# Samsung Magician Updated to version 5.2: Downloads limited.



## jsfitz54 (Jan 17, 2018)

*http://www.samsung.com/semiconductor/minisite/ssd/download/tools/*

*http://www.samsung.com/global/business/semiconductor/minisite/SSD/notice.html*

Also, looks like no Firmware update yet on the 960 fiasco.


----------



## CrAsHnBuRnXp (Jan 17, 2018)

I finally saw the firmware update pop up on my samsung magician not long ago. Remembered about the fiasco. Held off on update cause I wasnt sure if it was that update or an update that resolved that.


----------



## xkm1948 (Jan 17, 2018)

https://www.techpowerup.com/239265/...update-causes-application-freezes-instability

Yep as of today no sign of Samsung trying to fix this at all.

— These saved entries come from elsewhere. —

template <bool CIOU>
__device__ __forceinline__ IouOut iou_dual(const float* T, const float* P, float gw, float gh) {
  const D4 px = dvar(P[0], 0), py = dvar(P[1], 1), pw = dvar(P[2], 2), ph = dvar(P[3], 3);
  const D4 cx = px / dconst(gw), cy = py / dconst(gh);
  const float tcx = T[0] / gw, tcy = T[1] / gh, tw = T[2], th = T[3];
  const float thw = tw / 2.f, thh = th / 2.f;
  const float tminx = tcx - thw, tmaxx = tcx + thw, tminy = tcy - thh, tmaxy = tcy + thh;
  const D4 hw = pw / dconst(2.f), hh = ph / dconst(2.f);
  const D4 minx = cx - hw, maxx = cx + hw, miny = cy - hh, maxy = cy + hh;
  const D4 iminx = dmax(minx, dconst(tminx)), iminy = dmax(miny, dconst(tminy));
  const D4 imaxx = dmin(maxx, dconst(tmaxx)), imaxy = dmin(maxy, dconst(tmaxy));
  const D4 iw = dmax(imaxx - iminx, dconst(0.f)), ih = dmax(imaxy - iminy, dconst(0.f));
  const D4 inter = iw * ih;
  const float tarea = tw * th;
  const D4 parea = pw * ph;
  const D4 uni = parea + dconst(tarea) - inter;
  IouOut o;
  o.iou = inter / (uni + dconst(LEPS));
  o.ciou = o.iou;
  if constexpr (CIOU) {
    const D4 eminx = dmin(minx, dconst(tminx)), eminy = dmin(miny, dconst(tminy));
    const D4 emaxx = dmax(maxx, dconst(tmaxx)), emaxy = dmax(maxy, dconst(tmaxy));
    const D4 ewx = emaxx - eminx, ewy = emaxy - eminy;
    const D4 c2 = dsq(ewx) + dsq(ewy);
    const D4 rho2 = dsq(dconst(tcx) - cx) + dsq(dconst(tcy) - cy);
    const float atan_t = atanf(tw / (th + LEPS));
// ... 91 lines not shown
      const float lo = obj * ((1.f - p) * (1.f - p));
      const float ln = noobj * (p * p);
      part[3] += (double)lo;
      part[4] += (double)ln;
      part[0] += (double)c.loss_weight[2] * ((double)lo + (double)c.binary_weight * (double)ln);
      g = c.loss_weight[2] * (-2.f * obj * (1.f - p) + 2.f * c.binary_weight * noobj * p);
    } else if (VER == 3) {
      const float cc = fminf(fmaxf(p, LEPS), ONE_M_EPS);
      const float pass = (p >= LEPS && p <= ONE_M_EPS) ? 1.f : 0.f;
      const float gm = c.focal_gamma;
      const bool g2 = gm == 2.f;
      const float a1 = g2 ? (1.f - cc) * (1.f - cc) : powf(1.f - cc, gm), l1 = logf(cc);
      const float a0 = g2 ? cc * cc : powf(cc, gm), l0 = logf(1.f - cc);
      const float lo = -obj * a1 * l1;
      const float ln = -noobj * a0 * l0;
      part[3] += (double)lo;
      part[4] += (double)ln;
      part[0] += (double)c.loss_weight[2] * ((double)lo + (double)c.binary_weight * (double)ln);
      const float d1 = -obj * (-gm * (g2 ? (1.f - cc) : powf(1.f - cc, gm - 1.f)) * l1 + a1 / cc);
      const float d0 = -noobj * (gm * (g2 ? cc : powf(cc, gm - 1.f)) * l0 - a0 / (1.f - cc));
      g = c.loss_weight[2] * (d1 + c.binary_weight * d0) * pass;
    } else {
      const float cc = fminf(fmaxf(p, LEPS), ONE_M_EPS);
      const float pass = (p >= LEPS && p <= ONE_M_EPS) ? 1.f : 0.f;
      const float gm = c.focal_gamma;
      float eo, en, deo, den;
      float omo, omn;
      if (c.label_smooth > 0.f) {
        const float uo = 1.f - c.label_smooth - cc;
        const float un = c.label_smooth - cc;
        eo = fabsf(uo);
        en = fabsf(un);
        deo = (uo > 0.f) ? -1.f : (uo < 0.f ? 1.f : 0.f);
        den = (un > 0.f) ? -1.f : (un < 0.f ? 1.f : 0.f);
        omo = 1.f - eo;
        omn = 1.f - en;
      } else {
        eo = 1.f - cc;
        en = cc;
        deo = -1.f;
        den = 1.f;
        omo = cc;
        omn = 1.f - cc;
      }
      const bool g2 = gm == 2.f;
      const float ao = g2 ? eo * eo : powf(eo, gm), lo_ = logf(omo);
      const float an_ = g2 ? en * en : powf(en, gm), ln_ = logf(omn);
      const float lo = -obj * ao * lo_;
      const float ln = -noobj * an_ * ln_;
      part[3] += (double)lo;
      part[4] += (double)ln;
      part[0] += (double)c.loss_weight[1] * ((double)lo + (double)c.binary_weight * (double)ln);
      const float dfo = gm * (g2 ? eo : powf(eo, gm - 1.f)) * lo_ - ao / omo;
      const float dfn = gm * (g2 ? en : powf(en, gm - 1.f)) * ln_ - an_ / omn;
      g = c.loss_weight[1] * (-obj * dfo * deo - c.binary_weight * noobj * dfn * den) * pass;
    }
  } else {
    const float tk = tk_cur;
    const float pc = fminf(fmaxf(p, LEPS), ONE_M_EPS);
    const float pass = (p >= LEPS && p <= ONE_M_EPS) ? 1.f : 0.f;
    const float wcls = (VER == 4) ? c.loss_weight[2] : c.loss_weight[3];
    if (VER != 1 && obj == 0.f) {
      g = 0.f;
    } else if (VER == 3 || VER == 4) {
      const float l = -obj * (tk * logf(pc) + (1.f - tk) * logf(1.f - pc));
      part[5] += (double)l;
      part[0] += (double)wcls * (double)l;
      g = -wcls * obj * (tk / pc - (1.f - tk) / (1.f - pc)) * pass;
    } else if (VER == 2) {
      const float l = -obj * (tk * logf(pc));
      part[5] += (double)l;
      part[0] += (double)wcls * (double)l;
      g = -wcls * obj * (tk / pc) * pass;
    } else {
      const float l = -t4 * tk * logf(pc);
      part[5] += (double)l;
      part[0] += (double)wcls * (double)l;
      g = -wcls * t4 * (tk / pc) * pass;
    }
  }
  return g;
}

Maybe Samsung is trying to sweep this under the rug.

@Raevenlord Any chance of you getting a news update for us affected 960 Pro owners on the negligence Samsung is showing in resolving the issue?


----------



## Regeneration (Jan 17, 2018)

Samsung Magician 5.x is missing features and complete trash.

Look at the change log:

- New features
* Performance Optimization based on Windows TRIM
* Over Provisioning
* Data Security

Features that existed in 4.9.7 and somehow were removed.


----------



## R-T-B (Jan 17, 2018)

xkm1948 said:


> @Raevenlord Any chance of you getting a news update for us affected 960 Pro owners on the negligence Samsung is showing in resolving the issue?

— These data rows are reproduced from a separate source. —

### morl_baselines_b200/csrc/common.cuh

```cuda
#pragma once
#include <cuda_runtime.h>
#include <math.h>
#include <stdint.h>
#include <stdio.h>
#include <string.h>

#include "../../include/morl_b200.h"

namespace morl {

void set_error(const char* fmt, ...);
int check_launch(const char* what);

#define MORL_REQUIRE(cond, code, ...)    \
    do {                                 \
        if (!(cond)) {                   \
            ::morl::set_error(__VA_ARGS__); \
            return (code);               \
        }                                \
    } while (0)

static inline bool aligned16(const void* p) { return (reinterpret_cast<uintptr_t>(p) & 15u) == 0; }

__device__ __forceinline__ void pdl_enter() {
    asm volatile("griddepcontrol.launch_dependents;" ::: "memory");
    asm volatile("griddepcontrol.wait;" ::: "memory");
}

bool pdl_enabled();

template <typename... KArgs, typename... Args>
static inline void launch_k(void (*kernel)(KArgs...), dim3 grid, dim3 block, size_t smem, cudaStream_t stream, Args&&... args) {
    cudaLaunchConfig_t cfg;
    memset(&cfg, 0, sizeof(cfg));
    cfg.gridDim = grid;
    cfg.blockDim = block;
    cfg.dynamicSmemBytes = smem;
    cfg.stream = stream;
    cudaLaunchAttribute attr[1];
    attr[0].id = cudaLaunchAttributeProgrammaticStreamSerialization;
    attr[0].val.programmaticStreamSerializationAllowed = 1;
    cfg.attrs = attr;
    cfg.numAttrs = pdl_enabled() ? 1 : 0;
    cudaLaunchKernelEx(&cfg, kernel, static_cast<KArgs>(args)...);
// ... 79 lines not shown
```

### morl_baselines_b200/csrc/gemm_planes.cu

```cuda
#include <cuda.h>
#include <cuda_bf16.h>
#include <cuda_fp16.h>
#include <stdlib.h>
#include <string.h>

#include "common.cuh"
#include "gemm_tc.cuh"

namespace morl {

constexpr int kGemmBM = 128;
constexpr int kGemmThreads = 320;

__device__ unsigned int g_plane_overflow;


__device__ __forceinline__ void note_overflow(float amax) {
    if (amax > 65504.f) atomicAdd(&g_plane_overflow, 1u);
}

#define MORL_DISPATCH_FMT(F_, ...)                                                         \
    switch (F_) {                                                                          \
        case MORL_FMT_BF16X3: { constexpr int kFmt = MORL_FMT_BF16X3; __VA_ARGS__; } break; \
        case MORL_FMT_F16X2: { constexpr int kFmt = MORL_FMT_F16X2; __VA_ARGS__; } break;   \
// ... 1249 lines not shown
#pragma unroll
    for (int j = 0; j < 8; ++j) red[threadIdx.y][threadIdx.x][j] = acc[j];
    __syncthreads();
    if (threadIdx.y == 0 && h0 < H) {
#pragma unroll
        for (int j = 0; j < 8; ++j) {
            float t = 0.f;
#pragma unroll
            for (int y = 0; y < 8; ++y) t += red[y][threadIdx.x][j];
            dU[(size_t)b * H + h0 + j] = t * inv;
        }
    }
}

constexpr int kPgrMaxB = 8;
template <int FMT>
__global__ void __launch_bounds__(256, 2) pairs_grad_reduce_fused_kernel(const uint16_t* __restrict__ planes, long long plane_stride, int B, int W,
                                                                      int H, int b_per_chunk, float* __restrict__ dU, float* __restrict__ partV,
                                                                      const float* __restrict__ scale) {
    pdl_enter();
    using F = PlaneFmt<FMT>;
    extern __shared__ float red_dyn[];
    const int h0 = (blockIdx.y * 32 + threadIdx.x) * 8;
    const int b0 = blockIdx.x * b_per_chunk, b1 = min(B, b0 + b_per_chunk);
    const float inv = 1.0f / ld_scale(scale);
    float accV[8][8];
#pragma unroll
    for (int k = 0; k < 8; ++k)
#pragma unroll
        for (int c = 0; c < 8; ++c) accV[k][c] = 0.f;
    for (int b = b0; b < b1; ++b) {
        float accU[8];
#pragma unroll
        for (int c = 0; c < 8; ++c) accU[c] = 0.f;
#pragma unroll
        for (int kk = 0; kk < 8; kk += 4) {
            uint4 ld[4][F::P];
#pragma unroll
            for (int q = 0; q < 4; ++q) {
                const int j = threadIdx.y + 8 * (kk + q);
                const bool ok = h0 < H && j < W;
                const size_t o = ok ? ((size_t)b * W + j) * H + h0 : 0;
#pragma unroll
                for (int p = 0; p < F::P; ++p)
                    ld[q][p] = ok ? __ldg(reinterpret_cast<const uint4*>(planes + p * plane_stride + o)) : make_uint4(0u, 0u, 0u, 0u);
            }
#pragma unroll
            for (int q = 0; q < 4; ++q) {
                float v[8];
#pragma unroll
                for (int c = 0; c < 8; ++c) v[c] = 0.f;
#pragma unroll
                for (int p = 0; p < F::P; ++p) F::add8(v, ld[q][p]);
#pragma unroll
                for (int c = 0; c < 8; ++c) {
                    accU[c] += v[c];
                    accV[kk + q][c] += v[c];
                }
            }
        }
        float* r = red_dyn + (((size_t)(b - b0) * 8 + threadIdx.y) * 32 + threadIdx.x) * 9;
#pragma unroll
        for (int c = 0; c < 8; ++c) r[c] = accU[c];
    }
    __syncthreads();
    if (h0 < H) {
        for (int bl = threadIdx.y; bl < b1 - b0; bl += 8) {
#pragma unroll
            for (int c = 0; c < 8; ++c) {
                float t = 0.f;
#pragma unroll
                for (int y = 0; y < 8; ++y) t += red_dyn[(((size_t)bl * 8 + y) * 32 + threadIdx.x) * 9 + c];
                dU[(size_t)(b0 + bl) * H + h0 + c] = t * inv;
            }
        }
#pragma unroll
        for (int k = 0; k < 8; ++k) {
            const int j = threadIdx.y + 8 * k;
            if (j < W) {
                float* dst = partV + ((size_t)blockIdx.x * W + j) * H + h0;
                *reinterpret_cast<float4*>(dst) = make_float4(accV[k][0], accV[k][1], accV[k][2], accV[k][3]);
                *reinterpret_cast<float4*>(dst + 4) = make_float4(accV[k][4], accV[k][5], accV[k][6], accV[k][7]);
            }
        }
    }
}

__device__ __forceinline__ float scale_from_amax(float amax, int target_exp) {
    if (!(amax > 0.f) || !isfinite(amax)) return 1.0f;
    int e;
    (void)frexpf(amax, &e);
    int k = target_exp - e;
    k = k < -60 ? -60 : (k > 60 ? 60 : k);
    return ldexpf(1.0f, k);
}

__global__ void __launch_bounds__(256) amax_scale_kernel(const float* __restrict__ src, long long n, int target_exp, float* __restrict__ scale_out,
// ... 482 lines not shown
extern "C" int morl_pairs_grad_reduce_planes(int fmt, const void* planes, long long plane_stride, const float* scale, int B, int W, int H, float* dU,
                                             float* dV, void* workspace, void* stream) {
    using namespace morl;
    MORL_REQUIRE(fmt_ok(fmt), MORL_ERR_UNSUPPORTED, "morl_pairs_grad_reduce_planes: unknown plane format %d", fmt);
    MORL_REQUIRE(planes && dU && dV && workspace, MORL_ERR_NULL, "morl_pairs_grad_reduce_planes: NULL pointer argument");
    MORL_REQUIRE(B > 0 && W > 0 && H > 0 && H % 8 == 0 && plane_stride % 8 == 0, MORL_ERR_SHAPE, "morl_pairs_grad_reduce_planes: bad shape B=%d W=%d H=%d", B, W, H);
    cudaStream_t st = static_cast<cudaStream_t>(stream);
    const uint16_t* pl = static_cast<const uint16_t*>(planes);
    if (W <= 64) {
        int bpc = (B + 295) / 296;
        if (bpc > kPgrMaxB) bpc = kPgrMaxB;
        const int nchf = (B + bpc - 1) / bpc;
        if (nchf <= 296) {
            const int Nf = W * H;
            float* partf = static_cast<float*>(workspace);
            const size_t smemf = (size_t)kPgrMaxB * 8 * 32 * 9 * sizeof(float);
            MORL_DISPATCH_FMT(fmt, {
                static bool configured = false;
                if (!configured) {
                    cudaFuncSetAttribute(pairs_grad_reduce_fused_kernel<kFmt>, cudaFuncAttributeMaxDynamicSharedMemorySize, (int)smemf);
                    configured = true;
                }
                launch_k(pairs_grad_reduce_fused_kernel<kFmt>, dim3(dim3((unsigned)nchf, (unsigned)((H + 255) / 256))), dim3(dim3(32, 8)), smemf, st, pl, plane_stride, B, W,
                                                                                                                                     H, bpc, dU, partf, scale);
            });
            int rcf = check_launch("morl_pairs_grad_reduce_planes(fused)");
            if (rcf) return rcf;
            launch_k(reduce_partials_kernel, dim3((Nf + 31) / 32), dim3(dim3(32, 8)), 0, st, partf, nchf, 1, Nf, 1, Nf, 0, dV, Nf, 1 << 30, nullptr, nullptr, scale, nullptr);
            return check_launch("morl_pairs_grad_reduce_planes(reduce)");
        }
    }
    MORL_DISPATCH_FMT(fmt, (pairs_rowblock_sum_kernel<kFmt><<<dim3((unsigned)B, (unsigned)((H + 255) / 256)), dim3(32, 8), 0, st>>>(pl, plane_stride, W, H,
                                                                                                                                     dU, scale)));
    int rc = check_launch("morl_pairs_grad_reduce_planes(dU)");
    if (rc) return rc;
    const int N = W * H;
    const int chunks = 74;
    const int rpc = (B + chunks - 1) / chunks;
    const int nch = (B + rpc - 1) / rpc;
// ... 322 lines not shown
```

### morl_baselines_b200/csrc/optim.cu

```cuda
#include "common.cuh"

namespace morl {

__global__ void __launch_bounds__(256) polyak_kernel(const float* const* __restrict__ params, float* const* __restrict__ targets,
                                                     const int64_t* __restrict__ sizes, float tau, float one_minus_tau) {
    pdl_enter();
    const int t = blockIdx.y;
    const int64_t n = sizes[t];
    const float* __restrict__ p = params[t];
    float* __restrict__ q = targets[t];
    const int64_t stride = (int64_t)gridDim.x * blockDim.x;
    for (int64_t e = (int64_t)blockIdx.x * blockDim.x + threadIdx.x; e < n; e += stride) {
        if (tau == 1.0f)
            q[e] = p[e];
        else
            q[e] = __fmaf_rn(tau, p[e], __fmul_rn(q[e], one_minus_tau));
    }
}

}

extern "C" int morl_polyak_f32(const float* const* params, float* const* targets, const int64_t* sizes, int n_tensors, int64_t max_size,
                               double tau, void* stream) {
    using namespace morl;
// ... 22 lines not shown
    const float* __restrict__ g = grads[t];
    float acc = 0.f;
    for (int64_t e = (int64_t)blockIdx.x * blockDim.x + threadIdx.x; e < n; e += (int64_t)gridDim.x * blockDim.x) acc += g[e] * g[e];
#pragma unroll
    for (int off = 16; off > 0; off >>= 1) acc += __shfl_xor_sync(0xffffffffu, acc, off);
    if ((threadIdx.x & 31) == 0) red[threadIdx.x >> 5] = acc;
    __syncthreads();
    if (threadIdx.x == 0) {
        float s = 0.f;
        for (int w = 0; w < kOptBlock / 32; ++w) s += red[w];
        partials[(size_t)t * gridDim.x + blockIdx.x] = s;
        if (blockIdx.x == 0) *steps[t] += 1.0f;
    }
}

__global__ void __launch_bounds__(kOptBlock) adam_clip_kernel(float* const* __restrict__ params, const float* const* __restrict__ grads,
                                                              float* const* __restrict__ exp_avg, float* const* __restrict__ exp_avg_sq,
                                                              float* const* __restrict__ steps, const int64_t* __restrict__ sizes,
                                                              const float* __restrict__ partials, int n_partials, float max_norm, float lr,
                                                              float beta1, float beta2, float eps) {
    pdl_enter();
    __shared__ float s_coef;
    __shared__ double s_red[kOptBlock / 32];
    if (max_norm > 0.f) {
        double tot = 0.0;
        for (int i = threadIdx.x; i < n_partials; i += kOptBlock) tot += (double)partials[i];
#pragma unroll
        for (int off = 16; off > 0; off >>= 1) tot += __shfl_xor_sync(0xffffffffu, tot, off);
        if ((threadIdx.x & 31) == 0) s_red[threadIdx.x >> 5] = tot;
        __syncthreads();
        if (threadIdx.x == 0) {
            double t2 = 0.0;
            for (int w = 0; w < kOptBlock / 32; ++w) t2 += s_red[w];
            const float total_norm = (float)sqrt(t2);
            s_coef = fminf(max_norm / (total_norm + 1e-6f), 1.0f);
        }
    } else if (threadIdx.x == 0) {
        s_coef = 1.0f;
// ... 35 lines not shown
extern "C" int morl_adam_clip_f32(float* const* params, const float* const* grads, float* const* exp_avg, float* const* exp_avg_sq,
                                  float* const* steps, const int64_t* sizes, int n_tensors, int64_t max_size, float max_grad_norm, float lr,
                                  float beta1, float beta2, float eps, void* workspace, void* stream) {
    using namespace morl;
    MORL_REQUIRE(params && grads && exp_avg && exp_avg_sq && steps && sizes && workspace, MORL_ERR_NULL, "morl_adam_clip_f32: NULL pointer argument");
    MORL_REQUIRE(n_tensors > 0 && n_tensors <= 65535 && max_size > 0, MORL_ERR_SHAPE, "morl_adam_clip_f32: bad n_tensors=%d max_size=%lld", n_tensors,
                 (long long)max_size);
    cudaStream_t st = static_cast<cudaStream_t>(stream);
    long long bx = (max_size + kOptBlock - 1) / kOptBlock;
    if (bx > 64) bx = 64;
    const dim3 grid((unsigned)bx, (unsigned)n_tensors, 1);
    float* partials = static_cast<float*>(workspace);
    launch_k(grad_sqnorm_kernel, dim3(grid), dim3(kOptBlock), 0, st, grads, sizes, steps, partials);
    int rc = check_launch("morl_adam_clip_f32(norm)");
    if (rc) return rc;
    launch_k(adam_clip_kernel, dim3(grid), dim3(kOptBlock), 0, st, params, grads, exp_avg, exp_avg_sq, steps, sizes, partials, (int)(bx * n_tensors), max_grad_norm, lr, beta1,
                                                 beta2, eps);
    return check_launch("morl_adam_clip_f32");
}
```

Sounds like when I bought a 950 Pro way back when and couldn't use it at one workplace because they never delivered the encrypted drive support they promised was "coming soon after launch."


----------



## Space Lynx (Jan 17, 2018)

Anyone get this 5.2 download? Would like to try it out, we need someone to seed it lol


----------



## eidairaman1 (Jan 17, 2018)

I would get in touch with them. Otherwise news networks globally...


----------



## RejZoR (Jan 17, 2018)

*SAMSUNG MAGICIAN 5.2 DOWNLOAD*
DOWNLOAD LINK


----------



## eidairaman1 (Jan 17, 2018)

R-T-B said:


> Sounds like when I bought a 950 Pro way back when and couldn't use it at one workplace because they never delivered the encrypted drive support they promised was "coming soon after launch."

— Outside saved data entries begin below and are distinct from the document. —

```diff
+        const long long max_key = ((long long)(C - 1) << tile_bits) | (long long)(tile_w * tile_h - 1);
+        const unsigned n_buckets = (unsigned)((max_key >> low_bits) + 1);
+        int* v_tiles = (int*)(w + L.tv0);
+        unsigned* k_tiles = isect_ids != nullptr ? (unsigned*)(w + L.tk1) : nullptr;
+        hipLaunchKernelGGL(bucket_partition_kernel, dim3(n_buckets), dim3(kPartThreads), 0, st, (const unsigned*)kB1,
+                           (const int*)vB, (const int*)n_isect, bucket_tot, low_bits, tile_bits, tile_w * tile_h,
+                           (int)n_tot, v_tiles, k_tiles, offsets, (const int*)status, host_words);
+        hipLaunchKernelGGL(tile_depth_sort_kernel, dim3((unsigned)((n_tot + 3) / 4)), dim3(256), 0, st,
+                           (const int*)offsets, (const int*)v_tiles, depths, flatten_ids, kB0, kB1, vB,
+                           (int*)(w + L.tv1), (int)n_tot);
+        if (isect_ids != nullptr)
+            hipLaunchKernelGGL(isect_ids_kernel, dim3((unsigned)((capacity + 255) / 256)), dim3(256), 0, st,
+                               (const unsigned*)k_tiles, (const int*)flatten_ids, depths, (const int*)n_isect,
+                               (unsigned long long*)isect_ids);
+        return check_launch("qed_bin_tiles");
+    }
     if (mode == QED_BIN_TILE_SORT) {
         const int* bsums = block_sums_in;
         if (bsums == nullptr) {
diff --git a/qed_splatter_amd/csrc/qed_common.h b/qed_splatter_amd/csrc/qed_common.h
--- a/qed_splatter_amd/csrc/qed_common.h
+++ b/qed_splatter_amd/csrc/qed_common.h
@@ -12,6 +12,9 @@
 long long sort32_workspace_bytes(long long capacity);
 int sort_pairs_u32(unsigned* keys, int* vals, unsigned* keys_alt, int* vals_alt, const int* n_dev, long long capacity,
                    int end_bit, void* workspace, long long workspace_bytes, int* status, hipStream_t st);
+int sort_pass_u32(const unsigned* kin, const int* vin, unsigned* kout, int* vout, const int* n_dev, long long capacity,
+                  int shift, int bits, void* workspace, long long workspace_bytes, const int** digit_tot,
+                  hipStream_t st);
 
 constexpr float kAlphaMax = 0.999f;
 constexpr float kAlphaMin = 1.0f / 255.0f;
diff --git a/qed_splatter_amd/csrc/radix_sort.hip b/qed_splatter_amd/csrc/radix_sort.hip
--- a/qed_splatter_amd/csrc/radix_sort.hip
+++ b/qed_splatter_amd/csrc/radix_sort.hip
@@ -369,6 +369,42 @@
                                              workspace_bytes, status, st);
 }
 
+template <int KPT>
+static int sort_pass_impl(const unsigned* kin, const int* vin, unsigned* kout, int* vout, const int* n_dev,
+                          long long capacity, int shift, int bits, void* workspace, long long workspace_bytes,
+                          const int** digit_tot_out, hipStream_t st) {
+    constexpr int kItems = SortCfg<unsigned, KPT>::kItems;
+    const int nblocks_max = (int)((capacity + kItems - 1) / kItems);
+    const long long need = sort_workspace_need<unsigned, KPT>(capacity);
+    if (nblocks_max == 0 || workspace_bytes < need) {
+        set_error("sort_pass_u32: empty capacity or workspace too small (%lld < %lld)", workspace_bytes, need);
+        return QED_E_WORKSPACE;
+    }
+    int* hist = (int*)workspace;
+    int* digit_tot = hist + (long long)kRadix * nblocks_max;
+    const unsigned mask = (1u << bits) - 1u;
+    hipLaunchKernelGGL((sort_hist_kernel<unsigned, KPT>), dim3(nblocks_max), dim3(kSortThreads), 0, st, kin, n_dev,
+                       shift, mask, nblocks_max, hist);
+    hipLaunchKernelGGL((sort_scan_kernel<kItems>), dim3(kRadix), dim3(kSortThreads), 0, st, n_dev, nblocks_max, hist,
+                       digit_tot);
+    hipLaunchKernelGGL((sort_scatter_kernel<unsigned, KPT, false>), dim3(nblocks_max), dim3(kSortThreads), 0, st, kin,
+                       vin, kout, vout, n_dev, shift, mask, nblocks_max, (const int*)hist, (const int*)digit_tot,
+                       (unsigned*)nullptr, (int*)nullptr, (int*)nullptr);
+    *digit_tot_out = digit_tot;
+    return check_launch("sort_pass_u32");
+}
+
+int sort_pass_u32(const unsigned* kin, const int* vin, unsigned* kout, int* vout, const int* n_dev, long long capacity,
+                  int shift, int bits, void* workspace, long long workspace_bytes, const int** digit_tot,
+                  hipStream_t st) {
+    if (bits < 1 || bits > kRadixBits) { set_error("sort_pass_u32: 1..8 digit bits"); return QED_E_INVALID_ARG; }
+    if (capacity >= kSortLongList)
+        return sort_pass_impl<kKpt32Long>(kin, vin, kout, vout, n_dev, capacity, shift, bits, workspace,
+                                          workspace_bytes, digit_tot, st);
+    return sort_pass_impl<kKpt32>(kin, vin, kout, vout, n_dev, capacity, shift, bits, workspace, workspace_bytes,
+                                  digit_tot, st);
+}
+
 }
 
 using namespace qed;
diff --git a/qed_splatter_amd/rasterization.py b/qed_splatter_amd/rasterization.py
--- a/qed_splatter_amd/rasterization.py
+++ b/qed_splatter_amd/rasterization.py
@@ -376,7 +376,7 @@
         ws.capacity = max(1 << 16, 8 * C * N)
     mode = L.bin_mode()
     if mode == L.BIN_AUTO and ws.m_seen.get(key, 0) > 0:
-        mode = L.BIN_TILE_SORT if int(1.25 * ws.m_seen[key]) <= 1024 * C * n_tiles else L.BIN_TWO_STAGE
+        mode = L.BIN_BUCKET if int(1.25 * ws.m_seen[key]) <= 1024 * C * n_tiles else L.BIN_TWO_STAGE
     host = host_ptr = None
     if not sync and not capturing:
         host, host_ptr = ws.host_slot()
```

You already have this firmware?

https://www.samsung.com/us/support/downloads/


----------



## _JP_ (Jan 17, 2018)

Looks like the usual software release to support new products.


----------



## delshay (Jan 18, 2018)

I have not yet installed the latest software, but if this is about SSD Health then it should show temperature of SSD.

OFF TOPIC:

As a side note why don't motherboard BIOS show temperature of HD/SSD as well as temperature of memory modules installed? Memory SPD is on the SMBus, so it should be possible. NOTE: This only applies to memory modules that have a thermal sensor.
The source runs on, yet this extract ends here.